Financial Times - Jan 17

These are the most popular stories from the Financial Times. These stories have not been verified and we cannot vouch their accuracy. Owners of France's Natixis Investment Managers, and Italian insurer Generali, are nearing an announcement of an agreement for a joint venture in asset management that will bring together the two biggest European names. France's Bureau Veritas has ended…

VEGOILS-Palm closes higher despite weak soyoil, sluggish export demand

The price of palm oil in Malaysia rose on Tuesday after a period of declines. However, weak soyoil and a weakened export demand limited gains. At the close, the benchmark March palm oil contract on Bursa Derivatives Exchange rose 35 ringgit or 0.81% to 4,373 Ringgit ($975.03) per metric ton. The contract lost 0.69% the previous session. David Ng, a proprietary trading at Kuala Lumpur's Iceberg X Sdn.

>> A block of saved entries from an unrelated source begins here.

__global__ __launch_bounds__(256) void attn_fwd_kernel(const AttnArgs a_) {
    AttnArgs a = a_;
    a.drop = drop_resolve(a.drop);
    __shared__ __attribute__((aligned(16))) char smem[3 * TILE_B];
    char* sQ = smem; char* sK = smem + TILE_B; char* sV = smem + 2 * TILE_B;
    const int tid = threadIdx.x, lane = tid & 63, wave = tid >> 6, g = lane >> 4, i15 = lane & 15;
    const int nqt = (a.Sq + TILE - 1) / TILE;
    const int qt = blockIdx.x % nqt, bh = blockIdx.x / nqt, head = bh % a.h, b = bh / a.h;
    const bf16_t* Qb = a.Q + (int64_t)b * a.Sq * a.ldq + head * HD;
    const bf16_t* Kb = a.K + (int64_t)b * a.Skv * a.ldk + head * HD;
    const bf16_t* Vb = a.V + (int64_t)b * a.Skv * a.ldv + head * HD;
    const float* mb = a.mask + (int64_t)b * a.Skv;

    stage_tile(sQ, Qb, a.ldq, qt * TILE, a.Sq, tid);
    __syncthreads();
    bf16x8 qf[2];
    qf[0] = frag_row(sQ, 16 * wave, 0, lane);
    qf[1] = frag_row(sQ, 16 * wave, 1, lane);
    const int q = qt * TILE + 16 * wave + i15;
    const uint32_t idx_row = ((uint32_t)(b * a.h + head) * (uint32_t)a.Sq + (uint32_t)q) * (uint32_t)a.Skv;

// ... 449 lines not shown
        return;
    }
    if (ICKA_ATTN_ABLATE == 2) {
        for (int i = 0; i < QR * 8 / 256; ++i) {
            const int q = tid + 256 * i, r = q >> 3, c = q & 7;
            if (q0 + r < a.Sq) *reinterpret_cast<u32x4*>(a.Ow + ((int64_t)b * a.Sq + q0 + r) * a.ldo + head * HD + c * 8) =
                *reinterpret_cast<const u32x4*>(sQ + off_t(r, c)) ^ *reinterpret_cast<const u32x4*>(sK + off_t(r % KR, c)) ^
                *reinterpret_cast<const u32x4*>(sV + off_t(r % KR, c));
        }
        return;
    }

    attn_fwd_whole_head<QT, KT, DROP, FP8, KB>(a, sQ, sK, sV, QT * wave, q0, bh, b, head, lane);
}

template <int QT, int KT, bool DROP, bool KB = false, bool VL = false>
__global__ __launch_bounds__(256, (QT * KT >= 36 || QT >= 4 ? 1 : 2)) void attn_bwd_small_kernel(const AttnArgs a_) {
    static_assert(DROP || !KB, "keep bits exist with dropout only");
    static_assert(!(VL && QT * KT >= 36), "packed batches: heads of up to 128 x 128");
    AttnArgs a = a_;
    a.drop = drop_resolve(a.drop);
    constexpr int QR = 64 * QT, KR = 16 * KT, KW = KT / 4;
    constexpr int KV_BYTES = 2 * KR * 128, CH_BYTES = QR * 128;
    constexpr int X_BYTES = KV_BYTES > CH_BYTES ? KV_BYTES : CH_BYTES;
    constexpr int NCAP = (X_BYTES / CH_BYTES) < KW ? (X_BYTES / CH_BYTES) : KW;
    constexpr int NCH = KW % NCAP == 0 ? NCAP : 1;
    constexpr int NG = KW / NCH;
    static_assert(KW % NCH == 0, "chunk groups");
    constexpr bool MASK_LDS = QT * KT >= 36;
    __shared__ __attribute__((aligned(16))) char smem[2 * QR * 128 + X_BYTES + QR * 4 + (MASK_LDS ? KR * 4 : 0)];
    char* sQ = smem; char* sDO = smem + QR * 128; char* sK = sDO + QR * 128; char* sV = sK + KR * 128;
    float* s_lse = reinterpret_cast<float*>(sK + X_BYTES);
    float* s_mask = s_lse + QR;
    const int tid = threadIdx.x, lane = tid & 63, wave = tid >> 6, g = lane >> 4, i15 = lane & 15;
    const int bh = blockIdx.x, head = bh % a.h, b = bh / a.h;
    const float* mb = a.mask + (int64_t)b * a.Skv;
    ATTN_RSTAMP(8);
    ATTN_STAMP(0);
    int qlim = a.Sq, kvlim = a.Skv;
    int64_t q_row0 = (int64_t)b * a.Sq, kv_row0 = (int64_t)b * a.Skv;
    if constexpr (VL) {
        if (bh >= a.B * a.h) {
            const int fb = bh - a.B * a.h;
            vl_zero_filler(a, a.dQ, a.lddq, fb, tid);
            if (a.kv_packed) {
// ... 8 lines not shown
            if (!a.kv_packed) {
                for (int i = tid; i < a.Skv * 8; i += 256) {
                    const int r = i >> 3, c = i & 7;
                    *reinterpret_cast<u32x4*>(a.dK + (kv_row0 + r) * a.lddk + head * HD + c * 8) = u32x4{0u, 0u, 0u, 0u};
                    *reinterpret_cast<u32x4*>(a.dV + (kv_row0 + r) * a.lddv + head * HD + c * 8) = u32x4{0u, 0u, 0u, 0u};
                }
            }
            return;
        }
    }
    stage_rows<QR>(sQ, a.Q + q_row0 * a.ldq + head * HD, a.ldq, qlim, tid);
    stage_rows<QR>(sDO, a.dO + q_row0 * a.lddo + head * HD, a.lddo, qlim, tid);
    stage_rows<KR>(sK, a.K + kv_row0 * a.ldk + head * HD, a.ldk, kvlim, tid);
    stage_rows<KR>(sV, a.V + kv_row0 * a.ldv + head * HD, a.ldv, kvlim, tid);
    if (tid < QR) s_lse[tid] = tid < qlim ? a.lse[(int64_t)bh * a.Sq + tid] : INFINITY;
    if constexpr (MASK_LDS) {
        static_assert(KR <= 256, "one mask element per thread");
        if (tid < KR) s_mask[tid] = tid < a.Skv ? mb[tid] : -INFINITY;
    }
    ATTN_STAMP(1);
    __syncthreads();
    ATTN_STAMP(2);
    if (ICKA_ATTN_ABLATE == 2 && !VL) {
        for (int i = 0; i < QR * 8 / 256; ++i) {
            const int q = tid + 256 * i, r = q >> 3, c = q & 7;
            if (r < a.Sq) *reinterpret_cast<u32x4*>(a.dQ + ((int64_t)b * a.Sq + r) * a.lddq + head * HD + c * 8) =
                *reinterpret_cast<const u32x4*>(sQ + off_t(r, c)) ^ *reinterpret_cast<const u32x4*>(sDO + off_t(r, c));
        }
        for (int i = 0; i < KR * 8 / 256; ++i) {
            const int q = tid + 256 * i, r = q >> 3, c = q & 7;
            if (r < a.Skv) {
                *reinterpret_cast<u32x4*>(a.dK + ((int64_t)b * a.Skv + r) * a.lddk + head * HD + c * 8) =
                    *reinterpret_cast<const u32x4*>(sK + off_t(r, c));
                *reinterpret_cast<u32x4*>(a.dV + ((int64_t)b * a.Skv + r) * a.lddv + head * HD + c * 8) =
                    *reinterpret_cast<const u32x4*>(sV + off_t(r, c));
            }
        }
        return;
    }

    f32x4 mk[MASK_LDS ? 1 : KT];
    if constexpr (!MASK_LDS) {
#pragma unroll
        for (int kt = 0; kt < KT; ++kt)
#pragma unroll
            for (int r = 0; r < 4; ++r) {
                const int key = 16 * kt + 4 * g + r;
                const float mv = mb[key < a.Skv ? key : a.Skv - 1];
                mk[kt][r] = key < a.Skv ? mv : -INFINITY;
            }
    }
    constexpr bool DROP_BITS = MASK_LDS && DROP;
    constexpr int KBW = (KT * 4 + 31) / 32;
    const int wpl = keep_wpl(a.Skv);
    uint32_t dbits[DROP_BITS ? (QT * KT * 4 + 31) / 32 : 1];
    if constexpr (DROP_BITS) {
#pragma unroll
        for (int w = 0; w < (QT * KT * 4 + 31) / 32; ++w) dbits[w] = 0u;
#pragma unroll
        for (int qi = 0; qi < QT; ++qi) {
            const int q = 16 * (QT * wave + qi) + i15;
            const uint32_t idx_row = ((uint32_t)bh * (uint32_t)a.Sq + (uint32_t)q) * (uint32_t)a.Skv;
            const uint32_t hx = (idx_row + 2u * (uint32_t)g) * ICKA_HASH_C0 + a.drop.s0;
            uint32_t kbw[KBW];
            if constexpr (KB) {
// ... 5 lines not shown
            for (int kt = 0; kt < KT; ++kt) {
                const int bit = (qi * KT + kt) * 4;
                uint32_t nib;
                if constexpr (KB) nib = (kbw[(kt * 4) >> 5] >> ((kt * 4) & 31)) & 0xFu;
                else nib = drop_nibble_x<true>(a.drop, hx + (uint32_t)(8 * kt) * ICKA_HASH_C0);
                dbits[bit >> 5] |= nib << (bit & 31);
            }
        }
#pragma unroll
        for (int w = 0; w < (QT * KT * 4 + 31) / 32; ++w) asm volatile("" : "+v"(dbits[w]));
    }
    u32x2 pdp[QT][KT], dsp[QT][KT];
#pragma unroll
    for (int qi = 0; qi < QT; ++qi) {
        const int q = 16 * (QT * wave + qi) + i15;
        if constexpr (VL) {
            if (16 * (QT * wave + qi) >= qlim) {
#pragma unroll
                for (int kt = 0; kt < KT; ++kt) pdp[qi][kt] = dsp[qi][kt] = u32x2{0u, 0u};
                continue;
            }
        }
        const bf16x8 qf0 = frag_row(sQ, 16 * (QT * wave + qi), 0, lane), qf1 = frag_row(sQ, 16 * (QT * wave + qi), 1, lane);
        const bf16x8 do0 = frag_row(sDO, 16 * (QT * wave + qi), 0, lane), do1 = frag_row(sDO, 16 * (QT * wave + qi), 1, lane);
        const float lse_q = s_lse[q];
        const uint32_t idx_row = ((uint32_t)bh * (uint32_t)a.Sq + (uint32_t)q) * (uint32_t)a.Skv;
        const uint32_t hx = (idx_row + 2u * (uint32_t)g) * ICKA_HASH_C0 + a.drop.s0;
        uint32_t kbw[KBW];
        if constexpr (KB && !DROP_BITS) {
            const uint32_t* kp = a.keepbits + (((int64_t)bh * a.Sq + (q < qlim ? q : 0)) * 4 + g) * wpl;
#pragma unroll
            for (int w = 0; w < KBW; ++w) kbw[w] = (w < wpl && q < qlim) ? kp[w] : 0u;
        }
        f32x4 pr[MASK_LDS ? 1 : KT], dpm[KT];
        float dl = 0.f;
#pragma unroll
        for (int kt = 0; kt < KT; ++kt) {
            f32x4 sc = mfma16(frag_row(sK, 16 * kt, 0, lane), qf0, f32x4{0.f, 0.f, 0.f, 0.f});
            sc = mfma16(frag_row(sK, 16 * kt, 1, lane), qf1, sc);
            f32x4 dp = mfma16(frag_row(sV, 16 * kt, 0, lane), do0, f32x4{0.f, 0.f, 0.f, 0.f});
            dp = mfma16(frag_row(sV, 16 * kt, 1, lane), do1, dp);
            f32x4 pd, pvv;
            f32x4 mkv;
            if constexpr (MASK_LDS) mkv = *reinterpret_cast<const f32x4*>(s_mask + 16 * kt + 4 * g);
            else mkv = mk[kt];
            const uint32_t hk = hx + (uint32_t)(8 * kt) * ICKA_HASH_C0;
            if constexpr (MASK_LDS) __builtin_amdgcn_sched_barrier(0);
            float dm4[4];
            if constexpr (!DROP_BITS) {
                if constexpr (KB) {
                    const uint32_t w = kbw[(kt * 4) >> 5], sb = __float_as_uint(a.drop.scale);
#pragma unroll
                    for (int r = 0; r < 4; ++r)
                        dm4[r] = __uint_as_float(sb & (uint32_t)__builtin_amdgcn_sbfe((int)w, ((kt * 4) & 31) + r, 1));
                } else {
                    drop_pair_x<DROP>(a.drop, hk, dm4[0], dm4[1]);
                    drop_pair_x<DROP>(a.drop, hk + ICKA_HASH_C0, dm4[2], dm4[3]);
                }
            }
#pragma unroll
            for (int r = 0; r < 4; ++r) {
                const float pv = __expf(sc[r] * a.scale + mkv[r] - lse_q);
                float dm;
                if constexpr (DROP_BITS) {
                    const int bit = (qi * KT + kt) * 4 + r;
                    dm = ((dbits[bit >> 5] >> (bit & 31)) & 1u) ? a.drop.scale : 0.f;
                } else {
                    dm = dm4[r];
                }
                const float dv = dp[r] * dm;
                pvv[r] = pv;
                dpm[kt][r] = dv;
                pd[r] = pv * dm;
                dl += pv * dv;
            }
            if constexpr (MASK_LDS) {
                pdp[qi][kt] = pack4(pvv[0], pvv[1], pvv[2], pvv[3]);
            } else {
                pr[kt] = pvv;
                pdp[qi][kt] = pack4(pd[0], pd[1], pd[2], pd[3]);
            }
        }
        dl += __shfl_xor(dl, 16, 64);
        dl += __shfl_xor(dl, 32, 64);
        if (g == 0 && q < qlim) a.delta[(int64_t)bh * a.Sq + q] = dl;
#pragma unroll
        for (int kt = 0; kt < KT; ++kt) {
            f32x4 pk;
            if constexpr (MASK_LDS) {
                const bf16x4 pb = as_bf16x4(pdp[qi][kt]);
                pk = f32x4{bf2f(pb[0]), bf2f(pb[1]), bf2f(pb[2]), bf2f(pb[3])};
            } else {
                pk = pr[kt];
            }
            const f32x4 d = pk * (dpm[kt] - dl) * a.scale;
            dsp[qi][kt] = pack4(d[0], d[1], d[2], d[3]);
        }
        f32x4 acc[4];
#pragma unroll
        for (int dt = 0; dt < 4; ++dt) {
            acc[dt] = f32x4{0.f, 0.f, 0.f, 0.f};
#pragma unroll
            for (int ks = 0; ks < KT / 2; ++ks)
                acc[dt] = mfma16(frag_tr(sK, dt, ks, lane),
                                 join8(as_bf16x4(dsp[qi][2 * ks]), as_bf16x4(dsp[qi][2 * ks + 1])), acc[dt]);
        }
        if (q < qlim) {
            bf16_t* row = a.dQ + (q_row0 + q) * a.lddq + head * HD;
#pragma unroll
            for (int dt = 0; dt < 4; ++dt)
                *reinterpret_cast<u32x2*>(row + 16 * dt + 4 * g) = pack4(acc[dt][0], acc[dt][1], acc[dt][2], acc[dt][3]);
        }
    }

    ATTN_STAMP(3);
    char* sX = sK;
    f32x4 acc_k[KW][4], acc_v[KW][4];
#pragma unroll
    for (int kw = 0; kw < KW; ++kw)
#pragma unroll
// ... 61 lines not shown
            if (key < kvlim) {
                bf16_t* krow = a.dK + (kv_row0 + key) * a.lddk + head * HD;
                bf16_t* vrow = a.dV + (kv_row0 + key) * a.lddv + head * HD;
#pragma unroll
                for (int dt = 0; dt < 4; ++dt) {
                    *reinterpret_cast<u32x2*>(krow + 16 * dt + 4 * g) =
                        pack4(acc_k[kw][dt][0], acc_k[kw][dt][1], acc_k[kw][dt][2], acc_k[kw][dt][3]);
                    *reinterpret_cast<u32x2*>(vrow + 16 * dt + 4 * g) =
                        pack4(acc_v[kw][dt][0], acc_v[kw][dt][1], acc_v[kw][dt][2], acc_v[kw][dt][3]);
                }
            }
        }
    ATTN_RSTAMP(9);
}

Palm oil trades in a sideways range due to weak export demand and soyoil price pressure

After trading in a narrow range on Tuesday due to weaker soyoil and muted demand for exports, Malaysian palm futures are little changed. By midday, the benchmark March palm oil contract on Bursa Derivatives Exchange had lost 2 ringgit or 0.05% to 4,336 Ringgit ($962.49 a metric tonne). The contract fell by 0.69% during the previous session. Crude palm oil fell in the morning session.

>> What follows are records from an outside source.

struct WinoF4SArgs {
  edvr_conv2d_desc d;
  const unsigned *U;
  int ci, ci_real, cop, tiles_x, tiles_y, items;
  float ys, ys_gs;
};

#define F4S_LDS_BARRIER() asm volatile("s_waitcnt lgkmcnt(0)\n\ts_barrier" ::: "memory")

#ifdef F4S_PROF
__device__ unsigned long long f4s_prof[16 * 8];
#define F4S_NOW(v) asm volatile("s_memtime %0\n\ts_waitcnt lgkmcnt(0)" : "=s"(v)::"memory")
#define F4S_BARRIER_AT(slot)                                        \
  do {                                                              \
    unsigned long long a_, b_;                                      \
    asm volatile("s_waitcnt lgkmcnt(0)" ::: "memory");              \
    F4S_NOW(a_);                                                    \
    asm volatile("s_barrier" ::: "memory");                         \
    F4S_NOW(b_);                                                    \
    f4s_pc[slot] += (unsigned)(b_ - a_);                            \
  } while (0)
#define F4S_SPAN_BEGIN() F4S_NOW(f4s_t0)
#define F4S_SPAN_END(slot)                                          \
  do {                                                              \
    unsigned long long b_;                                          \
    F4S_NOW(b_);                                                    \
    f4s_pc[slot] += (unsigned)(b_ - f4s_t0);                        \
    f4s_t0 = b_;                                                    \
  } while (0)
#define F4S_WAIT_DMA()                                              \
  do {                                                              \
    unsigned long long a_, b_;                                      \
    F4S_NOW(a_);                                                    \
    asm volatile("s_waitcnt vmcnt(0)" ::: "memory");                \
    F4S_NOW(b_);                                                    \
    f4s_pc[4] += (unsigned)(b_ - a_);                               \
  } while (0)
#define F4S_PROF_FLUSH()                                                                                         \
  do {                                                                                                          \
    if ((threadIdx.x & 63) == 0)                                                                                \
      for (int i_ = 0; i_ < 8; ++i_) atomicAdd(&f4s_prof[(threadIdx.x >> 6) * 8 + i_], (unsigned long long)f4s_pc[i_]); \
  } while (0)
#else
#define F4S_BARRIER_AT(slot) F4S_LDS_BARRIER()
#define F4S_SPAN_BEGIN()
#define F4S_SPAN_END(slot)
#define F4S_WAIT_DMA() asm volatile("s_waitcnt vmcnt(0)" ::: "memory")
#define F4S_PROF_FLUSH()
#endif
#if defined(F4S_PROF) && F4S_PROF >= 2
#define F4S_POS_T0() unsigned long long pa_, pb_, pc_; F4S_NOW(pa_)
#define F4S_POS_T1()                                                \
  do {                                                              \
    F4S_NOW(pb_);                                                   \
    asm volatile("s_waitcnt vmcnt(5)" ::: "memory");                \
    F4S_NOW(pc_);                                                   \
    f4s_pc[5] += (unsigned)(pb_ - pa_);                             \
    f4s_pc[6] += (unsigned)(pc_ - pb_);                             \
  } while (0)
#else
#define F4S_POS_T0()
#define F4S_POS_T1()
#endif
#define F4S_BARRIER() F4S_BARRIER_AT(7)

__device__ __forceinline__ float f4s_input_scale(float amax) {
  const int be = (int)((__builtin_bit_cast(unsigned, amax) >> 23) & 255u);
  const int field = min(max(127 + 8 - (be - 127), 7), 227);
  return __builtin_bit_cast(float, (unsigned)field << 23);
}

Palm slips due to poor demand in India

The price of Malaysian palm oil futures fell on Monday due to weak demand in India, a key destination market. At the close, the benchmark March palm oil contract on Bursa Derivatives Exchange fell 26 ringgit (0.6%), to 4,342 Ringgit ($963.18) per metric ton. The contract increased by 0.81% during the previous session. A Kuala Lumpur based trader stated that the weakness in the palm market was due to concerns about exports.

Palm oil demand in India is low

Malaysian palm futures declined on Monday due to a sluggish Indian demand, which is a key destination. At the midday break, the benchmark March palm oil contract on the Bursa Derivatives exchange in Malaysia shed 30 ringgit or 0.69% to 4,338 Ringgit ($961.86) per metric ton. The contract increased by 0.81% during the previous session. A Kuala Lumpur based trader stated that the weakness in the palm market at midday was due to concerns about exports.

Palm oil prices rise on Indian purchases but still set to lose money each week

Malaysian palm futures reversed their early losses on the Friday as India, the world's largest edible oil importer, increased purchases in the last two days. However, they are still expected to decline by a significant amount each week. By midday, the benchmark contract for palm oil delivery in March on the Bursa Derivatives Market of Malaysia had gained 0.48% and reached 4,354 Ringgit ($968.63). This week, the contract has fallen by 5.84%.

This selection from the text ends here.